- **Instructions to follow**: Given the entries that follow, write out exactly the lines starting at the one containing "sk_total += ii;" and ending at the one containing "float *tp = ok", both ends included, and only those.

[Stored data]
- - - - -

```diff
@@ -1077,17 +1253,34 @@
                 timer.lap("scale/build");
                 fact_ok = (chk == 0.0) && fast_chol(U.data(), Kp, &mp2) < 0;
                 timer.lap("cholesky");
+                if (fact_ok && ce_blocked) {
+                    uinv.resize(Kp);
+                    for (int k = 0; k < Kp; ++k) uinv[k] = 1.0 / U[(size_t)k * Kp + k];
+                    chol_fwd_inv(U.data(), Kp, cy0, uinv.data());
+                }
             }
             fsnap::CondEstimate ce;
             bool cond_ok = true;
             if (fact_ok && mp2 > 1.0e-3 && kind == FSNAP_SOLVE_LSTSQ) {
                 const double* Up = U.data();
-                ce = fsnap::lanczos_lambda_min(Kp, [Up, Kp](double* v) {
-                    chol_solve(Up, Kp, v);
-                    return true;
-                });
+                fsnap::CondPhases phs;
+                fsnap::CondPhases* ph = timer.mode ? &phs : nullptr;
+                if (ce_fast) {
+                    condest_fast(Up, Kp, ce_blocked ? uinv.data() : nullptr, cv0, cy0, cws.data(), ph, &ce);
+                } else {
+                    ce = fsnap::lanczos_lambda_min(Kp, [Up, Kp](double* v) {
+                        chol_solve(Up, Kp, v);
+                        return true;
+                    }, 2, 8, 1.25, nullptr, ph);
+                }
                 cond_ok = ce.lambda_min > 64.0 * K * eps;
                 timer.lap("cond estimate");
+                if (ph) {
+                    timer.note("ce: S^-1 apply", phs.apply_us);
+                    timer.note("ce: ritz value", phs.ritz_us);
+                    timer.note("ce: reorth", phs.reorth_us);
+                    timer.note("ce: steps", (double)ce.steps);
+                }
             }
             if (fact_ok && mp2 > 1.0e-3 && cond_ok) {
                 const double piv = mp2;
```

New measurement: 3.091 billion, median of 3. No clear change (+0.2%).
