template <int R, int MAXT, typename C2T>
__global__ void __launch_bounds__(FGW_THREADS, FastCfg<R>::OCC) k_fgw_coupling_fast(
    const float *__restrict__ Ys, const float *__restrict__ Cs, const float *__restrict__ ps, const float *__restrict__ pb,
    FgwDims D, conan_fgw_params prm, FastConst fc, int outer, int y_zero, const double *__restrict__ Cw, const double *__restrict__ Yw,
    const int *__restrict__ active, float *__restrict__ Tw, int *__restrict__ info, fgw_part_t *__restrict__ Ypart,
    fgw_part_t *__restrict__ Cpart, const double *__restrict__ zvec, const double *__restrict__ yvec, int *__restrict__ redo, FgwAdj adj) {
    extern __shared__ __attribute__((aligned(16))) char smem[];
    int cid = (gridDim.x & 7) == 0 ? xcd_contiguous_block((int)blockIdx.x, (int)gridDim.x) : (int)blockIdx.x;
    if (adj.order && (gridDim.x & 7) == 0) {
        const int x = (int)blockIdx.x & 7, pblk = (int)blockIdx.x >> 3;
        cid = adj.order[x + 8 * (pblk / D.K)] * D.K + pblk % D.K;
    }
    const int b = cid / D.K, s = cid % D.K;
    if (!fgw_active(active, D.B, b, outer)) return;
    const int N = D.N, P = D.P, d = D.d;
    const int NN = N * N;
    const int tid = threadIdx.x, lane = tid & 63, w = __builtin_amdgcn_readfirstlane(tid >> 6);
    FGW_PROF_DECL;

    const FastLds L = fast_lds<C2T>(N);
    double *C1l = reinterpret_cast<double *>(smem);
    double *AKl = C1l + L.npa;
    double *Bl = AKl + L.npa;
    float *Tl = reinterpret_cast<float *>(smem + L.off_t);
    C2T *C2l = reinterpret_cast<C2T *>(smem + L.off_c2);
    double *red = reinterpret_cast<double *>(smem + L.off_red);
    float *t_dummy = reinterpret_cast<float *>(red + 7);
    double *pq = reinterpret_cast<double *>(smem + L.off_vec);
    double *vec4 = pq + 128;
    double *bufC = reinterpret_cast<double *>(smem + L.off_sk);
    double *bufR = bufC + 256;
    double *fvP = bufR + 256;
    double *gvP = fvP + 64;
    double *Yl = AKl;
    float *Zl = reinterpret_cast<float *>(C1l);
// ... 52 lines not shown
        const double c_nb = C1[(size_t)nb_ * N + lc];
        const double cbb = __shfl(c_nb, nb_, 64);
        const double want = lane < nb_ ? c_nb : cbb;
        for (int r = nb_ + 1 + w; r < N; r += FGW_WAVES) ok = ok && (lane >= N || near(C1[(size_t)r * N + lc], want));
        ok = ok && (lane < nb_ || lane >= N || near(c_nb, cbb));
        const int mcol = N - nb_;
        for (int k = w; k < nb_; k += FGW_WAVES) {
            const double v = C1[(size_t)k * N + nb_ + (lane < mcol ? lane : 0)];
            ok = ok && near(v, __shfl(v, 0, 64));
        }
        return ok;
    };
    bool pad_ok = pad_try && ragged && N - nb >= 2 && nb >= 1;
    if (pad_ok) pad_ok = c1_block_ok(nb);
    if (stage_yz) {
        const int Nd = N * d;
        for (int t0 = tid; t0 < Nd; t0 += 4 * FGW_THREADS) {
            double yv[4]; float zv[4];
#pragma unroll
            for (int u = 0; u < 4; ++u) { const int t = t0 + u * FGW_THREADS, tc = t < Nd ? t : Nd - 1; yv[u] = Y[tc]; zv[u] = Z[tc]; }
#pragma unroll
            for (int u = 0; u < 4; ++u) { const int t = t0 + u * FGW_THREADS; if (t < Nd) { Yl[t] = yv[u]; Zl[t] = zv[u]; } }
        }
    }
    if (tid < 64) { pq[tid] = p_own; pq[64 + tid] = q_own; }
    vec4[tid] = vec_own;
    for_entries([&](int u, int o) { C2l[o] = (C2T)c2v[u]; if (!stage_yz) C1l[o] = c1v[u]; });
    if constexpr (sizeof(C2T) == 1) {
        if (ragged) {
            __syncthreads();
            adj_scatter_lds_bytes<FGW_THREADS>(adj, cid, N, P, reinterpret_cast<unsigned char *>(C2l), tid);
        }
    }
    __syncthreads();
    int n_real;
    {
        const bool nz = lane < N && C2l[lane] != (C2T)0;
        n_real = 1 + __popcll(__ballot(nz));
    }
    bool complete;
    {
        bool ok = true;
        int i = e_i0, j = e_j0;
#pragma unroll
        for (int u = 0; u < EPT; ++u) {
            if (tid + u * FGW_THREADS < NN) ok = ok && (C2l[i * P + j] == (C2T)((i != j && i < n_real && j < n_real) ? 1 : 0));
            j += e_dr; i += e_dq;
            if (j >= N) { j -= N; ++i; }
        }
        complete = __syncthreads_and(ok) != 0 && n_real >= 2;
    }
    double *rsum = reinterpret_cast<double *>(smem + L.off_rs);
    if (!ragged) {
        int mx = 1;
        int i = e_i0, j = e_j0;
#pragma unroll
        for (int u = 0; u < EPT; ++u) {
            if (tid + u * FGW_THREADS < NN && C2l[i * P + j] != (C2T)0) mx = max(mx, max(i, j) + 1);
            j += e_dr; i += e_dq;
            if (j >= N) { j -= N; ++i; }
        }
#pragma unroll
        for (int o = 32; o > 0; o >>= 1) mx = max(mx, __shfl_xor(mx, o, 64));
        int *ired = reinterpret_cast<int *>(red);
        if (lane == 0) ired[w] = mx;
        __syncthreads();
        nb = max(max(ired[0], ired[1]), max(ired[2], ired[3]));
        __syncthreads();
        pad_ok = pad_try && N - nb >= 2 && nb >= 1;
        if (pad_ok) pad_ok = c1_block_ok(nb);
    }
    int m_pad = 0;
    if (pad_try && N - nb >= 2 && nb >= 1) {
        auto nearf = [](double a, double b_) { return fabs(a - b_) <= 1e-9 * (fabs(b_) + 1e-30) || a == b_; };
        bool ok = pad_ok;
        for (int r = nb + 1 + w; r < N; r += FGW_WAVES)
            for (int c = lane; c < d; c += 64) {
                if (stage_yz) {
                    ok = ok && nearf((double)Zl[r * d + c], (double)Zl[nb * d + c]) && nearf(Yl[r * d + c], Yl[nb * d + c]);
                } else {
                    ok = ok && nearf((double)Z[(size_t)r * d + c], (double)Z[(size_t)nb * d + c]);
                    if (!y_zero) ok = ok && nearf(Y[(size_t)r * d + c], Y[(size_t)nb * d + c]);
                }
            }
        if (__syncthreads_and(ok) != 0) m_pad = N - nb;
    }
    const int Nx = m_pad ? nb + 1 : N;
    const double mult = m_pad ? (double)m_pad : 1.0;
    FGW_PROF(0);
    const double qj = pq[64 + lane] * ((m_pad && lane == nb) ? mult : 1.0);
    const double pi_l = pq[lane] * ((m_pad && lane == nb) ? mult : 1.0);
    const double *r1v = vec4, *r2v = vec4 + 64, *y2v = vec4 + 128, *z2v = vec4 + 192;
    auto base_of = [&](int i, int j, double dot) {
        double m = -2.0 * dot; m += y2v[i]; m += z2v[j];
        m = m > 0.0 ? m : 0.0;
        return fc.two_alpha * (r1v[i] + r2v[j]) + fc.one_m_alpha * m;
    };
    if (y_zero) {
        int i = e_i0, j = e_j0;
#pragma unroll
        for (int u = 0; u < EPT; ++u) {
            if (tid + u * FGW_THREADS < NN) Bl[i * P + j] = base_of(i, j, 0.0);
            j += e_dr; i += e_dq;
            if (j >= N) { j -= N; ++i; }
        }
    } else if (stage_yz) {
        mm_lds2<FGW_WAVES, MAXT, 0, true, true>(Nx, Nx, d, Yl, d, Zl, d, [&]() { load_c1_t(); __syncthreads(); },
                                                [&](int i, int j, double v) { Bl[i * P + j] = base_of(i, j, v); });
        for_entries([&](int u, int o) { C1l[o] = c1v[u]; });
    } else {
        mm_f64(Nx, Nx, d, [&](int i, int k) { return Y[(size_t)i * d + k]; }, [&](int k, int j) { return (double)Z[(size_t)j * d + k]; },
               [&](int i, int j, double v) { Bl[i * P + j] = base_of(i, j, v); });
    }
    __syncthreads();
    FGW_PROF(1);
    if (warm) {
        if (m_pad) {
            int i = e_i0, j = e_j0;
#pragma unroll
            for (int u = 0; u < EPT; ++u) {
                if (tid + u * FGW_THREADS < NN) Tl[i * P + j] = (float)((double)tv[u] * ((i == nb ? mult : 1.0) * (j == nb ? mult : 1.0)));
                j += e_dr; i += e_dq;
                if (j >= N) { j -= N; ++i; }
            }
        } else {
            for_entries([&](int u, int o) { Tl[o] = tv[u]; });
        }
    } else {
#pragma unroll
        for (int r = 0; r < R; ++r) {
            const int i = w + 4 * r;
            const double pi_r = (pb ? (double)pb[(size_t)b * N + (i < N ? i : N - 1)] : fc.inv_n) * ((m_pad && i == nb) ? mult : 1.0);
            if (i < Nx && lane < Nx) Tl[i * P + lane] = (float)(pi_r * qj);
        }
    }
    __syncthreads();
    FGW_PROF(2);

    int cpt = 0, sk_total = 0;
    double err = 1.0;
    bool bail = __syncthreads_or(tid < N && (p_own <= 0.0 || q_own <= 0.0)) != 0;
    while (!bail && err > fc.inner_tol && cpt < prm.max_iter) {
        int tq = tid, N = Nx, P = D.P;
        asm volatile("" : "+v"(tq), "+s"(N), "+s"(P));
        int nbq = m_pad ? nb : -1;
        asm volatile("" : "+s"(nbq));
        const int lq = tq & 63, wq = tq >> 6;
        const bool lq_ok = lq < N;
        mm_lds2<FGW_WAVES, 1, 0, false, false>(N, N, N, C1l, P, Tl, P, [] {}, [&](int i, int j, double v) { AKl[i * P + j] = v; }, tq);
        __syncthreads();
        FGW_PROF(3);
        int nr = n_real;
        asm volatile("" : "+s"(nr));
        if (complete) {
            {
                const int lc = lq_ok ? lq : N - 1;
                const double *ar = AKl + lc * P + wq;
                double p0 = 0.0, p1 = 0.0;
#pragma unroll
                for (int r = 0; r < R; ++r) {
                    const int q = wq + 4 * r;
                    if (q < nr) { if (r & 1) p1 += ar[4 * r]; else p0 += ar[4 * r]; }
                }
                if (lq_ok) rsum[wq * N + lq] = p0 + p1;
            }
            __syncthreads();
            {
                int i = tq / N, j = tq - i * N;
                const int dq = FGW_THREADS / N, dr = FGW_THREADS - dq * N;
                for (int t = tq; t < N * N; t += FGW_THREADS) {
                    const int o = i * P + j;
                    const double ai = ((rsum[i] + rsum[N + i]) + rsum[2 * N + i]) + rsum[3 * N + i];
                    const double v = j < nr ? ai - AKl[o] : 0.0;
                    const double x = fma(v, fc.four_alpha_inv_eps, (Bl[j * P + j] - Bl[o]) * fc.inv_eps);
// ... 38 lines not shown
        };
        int ii = 0;
        double f = 0.0, g = 0.0, colp = 0.0;
        bool have_colp = false;
        for (; ii < prm.num_iter_max; ++ii) {
            if (!have_colp) {
                double pc = 0.0;
                if (ii == 0) {
                    gvP[permL] = lq_ok ? (lq == nbq ? (double)m_pad : 1.0) : 0.0;
                }
                pc = dotR(kA, gw);
                *bufCw = pc;
                __syncthreads();
                colp = ((bufC[lq] + bufC[64 + lq]) + bufC[128 + lq]) + bufC[192 + lq];
            }
            have_colp = false;
            if (__any(lq_ok && !(colp > 1e-150 && colp < 1e150))) { bail = true; break; }
            f = lq_ok ? qj * rcp_pos(colp) : 0.0;
            fvP[permL] = f;
            *bufRw = dotR(kB, fw);
            __syncthreads();
            const double rs = ((bufR[lq] + bufR[64 + lq]) + bufR[128 + lq]) + bufR[192 + lq];
            if (__any(lq_ok && !(rs > 1e-150 && rs < 1e150))) { bail = true; break; }
            g = lq_ok ? pi_l * rcp_pos(rs) : 0.0;
            gvP[permL] = g;
            if (ii % 10 == 0) {
                *bufCw = dotR(kA, gw);
                __syncthreads();
                colp = ((bufC[lq] + bufC[64 + lq]) + bufC[128 + lq]) + bufC[192 + lq];
                have_colp = true;
                double df = lq_ok ? f * colp - qj : 0.0;
                df = df * df;
                if (lq == nbq) df /= (double)m_pad;
                df = wave_sum_d(df);
                if (sqrt(df) < fc.stop_thr) { ++ii; break; }
            }
        }
        if (bail) break;
        sk_total += ii;
        FGW_PROF(6);
        double e2 = 0.0;
        {
            float *trow = Tl + wq * P + lq;
#pragma unroll
            for (int r = 0; r < R; ++r) {
                const bool ok = lq_ok && wq + 4 * r < N;
                float *tp = ok ? trow + 4 * r * P : t_dummy;
                const float tn = (float)((gw[r] * kA[r]) * f);
                double df = ok ? (double)tn - (double)*tp : 0.0;
                df *= df;
                if (nbq >= 0) {
                    const double im = 1.0 / (double)m_pad;
                    df *= (lq == nbq ? im : 1.0) * (wq + 4 * r == nbq ? im : 1.0);
                }
                e2 += df;
                *tp = tn;
            }
        }
        if (cpt % 10 == 0) err = sqrt(block_sum_d(e2, red));
        else __syncthreads();
        ++cpt;
        FGW_PROF(7);
    }
    if (bail) {
        if (tid == 0) { redo[cid] = 1; atomicOr(&info[b * 4 + 3], 1); }
        return;
    }
    __syncthreads();
    {
        int te = tid;
        asm volatile("" : "+v"(te));
        int i = te / N, j = te - i * N;
        const int dq = FGW_THREADS / N, dr = FGW_THREADS - dq * N;
        if (m_pad) {
            const float im = (float)(1.0 / mult);
            for (int t = te; t < NN; t += FGW_THREADS) {
                Tg[t] = Tl[min(i, nb) * P + min(j, nb)] * ((i >= nb ? im : 1.0f) * (j >= nb ? im : 1.0f));
                j += dr; i += dq;
                if (j >= N) { j -= N; ++i; }
            }
        } else {
            for (int t = te; t < NN; t += FGW_THREADS) {
                Tg[t] = Tl[i * P + j];
                j += dr; i += dq;
                if (j >= N) { j -= N; ++i; }
            }
        }
    }
    if (tid == 0) { atomicAdd(&info[b * 4 + 1], cpt); atomicAdd(&info[b * 4 + 2], sk_total); redo[cid] = 0; if (m_pad) atomicOr(&info[b * 4 + 3], 2); }
    FGW_PROF(8);

    if (!prm.fixed_features && Ypart) {
        fgw_part_t *Yp = Ypart + ((size_t)b * D.K + s) * N * d;
        if (yz_lds) {
            const int Nd = N * d;
            for (int t0 = tid; t0 < Nd; t0 += 4 * FGW_THREADS) {
                float zv[4];
#pragma unroll
                for (int u = 0; u < 4; ++u) { const int t = t0 + u * FGW_THREADS; zv[u] = Z[t < Nd ? t : Nd - 1]; }
#pragma unroll
                for (int u = 0; u < 4; ++u) { const int t = t0 + u * FGW_THREADS; if (t < Nd) Zl[t] = zv[u]; }
            }
            __syncthreads();
            mm_lds2<FGW_WAVES, 1, 0, false, false>(N, d, N, Tl, P, Zl, d, [] {}, [&](int i, int c, double v) { Yp[(size_t)i * d + c] = (fgw_part_t)v; });
        } else {
            mm_f64(N, d, N, [&](int i, int k) { return (double)Tl[i * P + k]; }, [&](int k, int c) { return (double)Z[(size_t)k * d + c]; },
                   [&](int i, int c, double v) { Yp[(size_t)i * d + c] = (fgw_part_t)v; });
        }
    }
    FGW_PROF(9);
    if (!prm.fixed_structure) {
        fgw_part_t *Cp = Cpart + ((size_t)b * D.K + s) * NN;
        if (complete) {
            {
                const int lc = lane < Nx ? lane : Nx - 1;
                const float *tr = Tl + lc * P + w;
                double p0 = 0.0, p1 = 0.0;
#pragma unroll
                for (int r = 0; r < R; ++r) {
                    const int q = w + 4 * r;
                    if (q < n_real) { if (r & 1) p1 += (double)tr[4 * r]; else p0 += (double)tr[4 * r]; }
                }
                if (lane < Nx) rsum[w * N + lane] = p0 + p1;
            }
            __syncthreads();
            mm_lds2<FGW_WAVES, 1, 0, true, false>(Nx, Nx, n_real, Tl, P, Tl, P, [] {}, [&](int i, int j, double v) {
                const double ti = ((rsum[i] + rsum[N + i]) + rsum[2 * N + i]) + rsum[3 * N + i];
                const double tj = ((rsum[j] + rsum[N + j]) + rsum[2 * N + j]) + rsum[3 * N + j];
                if (m_pad) Bl[i * P + j] = ti * tj - v;
                else Cp[i * N + j] = (fgw_part_t)(ti * tj - v);
            });
        } else {
            mm_lds2<FGW_WAVES, 1, 0, false, false>(Nx, Nx, Nx, Tl, P, C2l, P, [] {}, [&](int i, int j, double v) { AKl[i * P + j] = v; });
            __syncthreads();
            mm_lds2<FGW_WAVES, 1, 0, true, false>(Nx, Nx, Nx, AKl, P, Tl, P, [] {}, [&](int i, int j, double v) {
                if (m_pad) Bl[i * P + j] = v;
                else Cp[i * N + j] = (fgw_part_t)v;
            });
        }
        if (m_pad) {
            __syncthreads();
            const double im = 1.0 / mult;
            int i = tid / N, j = tid - i * N;
            const int dq = FGW_THREADS / N, dr = FGW_THREADS - dq * N;
            for (int t = tid; t < NN; t += FGW_THREADS) {
                Cp[t] = (fgw_part_t)(Bl[min(i, nb) * P + min(j, nb)] * ((i >= nb ? im : 1.0) * (j >= nb ? im : 1.0)));
                j += dr; i += dq;
                if (j >= N) { j -= N; ++i; }
            }
        }
    }
    FGW_PROF(10);
    FGW_PROF_FLUSH;
    FGW_PROF_TRACE(Nx | (cpt << 8) | (sk_total << 20));
}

- - - - -

- **Expected answer**:
        sk_total += ii;
        FGW_PROF(6);
        double e2 = 0.0;
        {
            float *trow = Tl + wq * P + lq;
#pragma unroll
            for (int r = 0; r < R; ++r) {
                const bool ok = lq_ok && wq + 4 * r < N;
                float *tp = ok ? trow + 4 * r * P : t_dummy;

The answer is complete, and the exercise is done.